In conjunction with multiple characterizations of dried aerosol, drift droplets are characterized with a PDI, which offers high-accuracy, time-resolved data. The PDI characterizes liquid droplets without disturbing the aerosol flow as it exits the tower and operates with less than 10 % relative size uncertainty over a range of 2 $\mathrm{\mu }$m to 2 mm. The PDI provides higher accuracy than previous light scattering methods, particularly in smaller droplet size ranges (Bachalo, 2000). These instruments provide rapid characterization, requiring as little as 5 min of sampling at a single location above the tower to obtain a statistically significant sample size.

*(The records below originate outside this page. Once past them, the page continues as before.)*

int xpass_wgs_per_cu()
{
    static int v = -1;
    if (v < 0) v = env_int("VMP_PCA_XPASS_WGS_PER_CU", 3, 1, 8);
    return vmp_tune_get("xpass_wgs_per_cu", v);
}

int xpass_occupancy()
{
    static int v = -1;
    if (v < 0) v = env_int("VMP_PCA_XPASS_OCC", 3, 2, 3);
    return vmp_tune_get("xpass_occ", v);
}

int64_t max_grid(vmp_ctx *ctx) { return (int64_t)ctx->num_cu * wgs_per_cu(); }

int64_t partial_len(const vmp_pca_layout &L) { return (L.DP + MAX_KP) * MAX_KP; }

template <int DB, int KT>
void launch_fused(bool compute_x, dim3 grid, hipStream_t s, const double *Y, int64_t ldy,
                  int64_t N, int D, int K, const double *A, double *X, int64_t ldx, double *P,
                  int64_t ntiles)
{
    if (compute_x)
        hipLaunchKernelGGL((pca_pass_kernel<DB, KT, true>), grid, dim3(NT), 0, s, Y, ldy, N, D, K,
                           A, X, ldx, P, ntiles);
    else
        hipLaunchKernelGGL((pca_pass_kernel<DB, KT, false>), grid, dim3(NT), 0, s, Y, ldy, N, D,
                           K, A, X, ldx, P, ntiles);
}

#define VMP_FOR_EACH_INSTANCE(M)                                       \
    M(1, 1) M(2, 1) M(4, 1) M(8, 1) M(1, 2) M(2, 2) M(4, 2) M(8, 2)    \
    M(1, 4) M(2, 4) M(4, 4) M(8, 4)

int32_t check_pass_args(vmp_ctx *ctx, const void *Y, const void *X, const void *state,
                        const void *workspace, int64_t ldy, int64_t ldx, int64_t N, int D, int K)
{
    VMP_REQUIRE(ctx, ctx != nullptr, VMP_ERR_INVALID, "null context");
    VMP_REQUIRE(ctx, Y && X && state && workspace, VMP_ERR_INVALID, "null pointer argument");
    VMP_REQUIRE(ctx, D >= 1 && K >= 1 && N >= 0, VMP_ERR_INVALID, "bad dims D=%d K=%d N=%lld", D,
                K, (long long)N);
    VMP_REQUIRE(ctx, D <= MAX_DP && K <= MAX_KP, VMP_ERR_UNSUPPORTED,
                "fused PCA block supports D <= %d, K <= %d (got D=%d, K=%d)", MAX_DP, MAX_KP, D, K);
    VMP_REQUIRE(ctx, ldy >= N && ldx >= N, VMP_ERR_INVALID, "leading dimension smaller than N");
    VMP_REQUIRE(ctx, (ldy % 2) == 0 && ((uintptr_t)Y % 16) == 0, VMP_ERR_INVALID,
                "Y must be 16-byte aligned with an even leading dimension (ldy=%lld)",
                (long long)ldy);
    VMP_REQUIRE(ctx, (ldx % 2) == 0 && ((uintptr_t)X % 16) == 0, VMP_ERR_INVALID,
                "X must be 16-byte aligned with an even leading dimension (ldx=%lld)",
                (long long)ldx);
    VMP_REQUIRE(ctx, ldy < (int64_t)170000000 && ldx < (int64_t)170000000, VMP_ERR_UNSUPPORTED,
                "leading dimension >= 1.7e8 elements per shard is not supported "
                "(32-bit lane offsets); shard the plate over more ranks");
    return VMP_OK;
}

Specific instrumentation chosen for the instrument package, including the PDI and APS, allows for high-resolution size characterization compared to methods based on scattering, photography, or sensitive paper. Use of IMPROVE samplers for size-selected sample collection allows for a distinction between coarse and fine particles when analyzing for total mass as well as composition. Onboard rapid droplet drying preserves the aerosol size distribution enabling thorough characterization of dried emissions, while avoiding issues of false sampling of recondensation that affect many other droplet sampling methods. Use of multiple sampling modalities (i.e., droplet, dried aerosol, optical, and elemental analysis) provides a range of analytical strengths not available with the prior sampling techniques outlines above.

4 Conclusion

Spray drift emissions are difficult to accurately characterize for a number of reasons, and past attempts have not resulted in a definitive method. Direct sampling from the tower exit combined with rapid heatless drying enables representative sampling while preserving aerosol properties such as size distribution. Inclusion of modern instrumentation in the sampler package allows for enhanced measurement precision compared to past techniques, and size-resolved collection of dried aerosol enables separate analysis of PM${}_{\mathrm{2.5}}$ and PM${}_{\mathrm{10}}$ mass emissions and chemical composition. The instrumentation described here is designed for characterization of wet cooling tower emissions but is also suitable for measurement of droplet-, aerosol-, or gas-based emissions from a variety of sources. The instrument rack configured with different instruments could, in general, be used to measure emissions from any stack.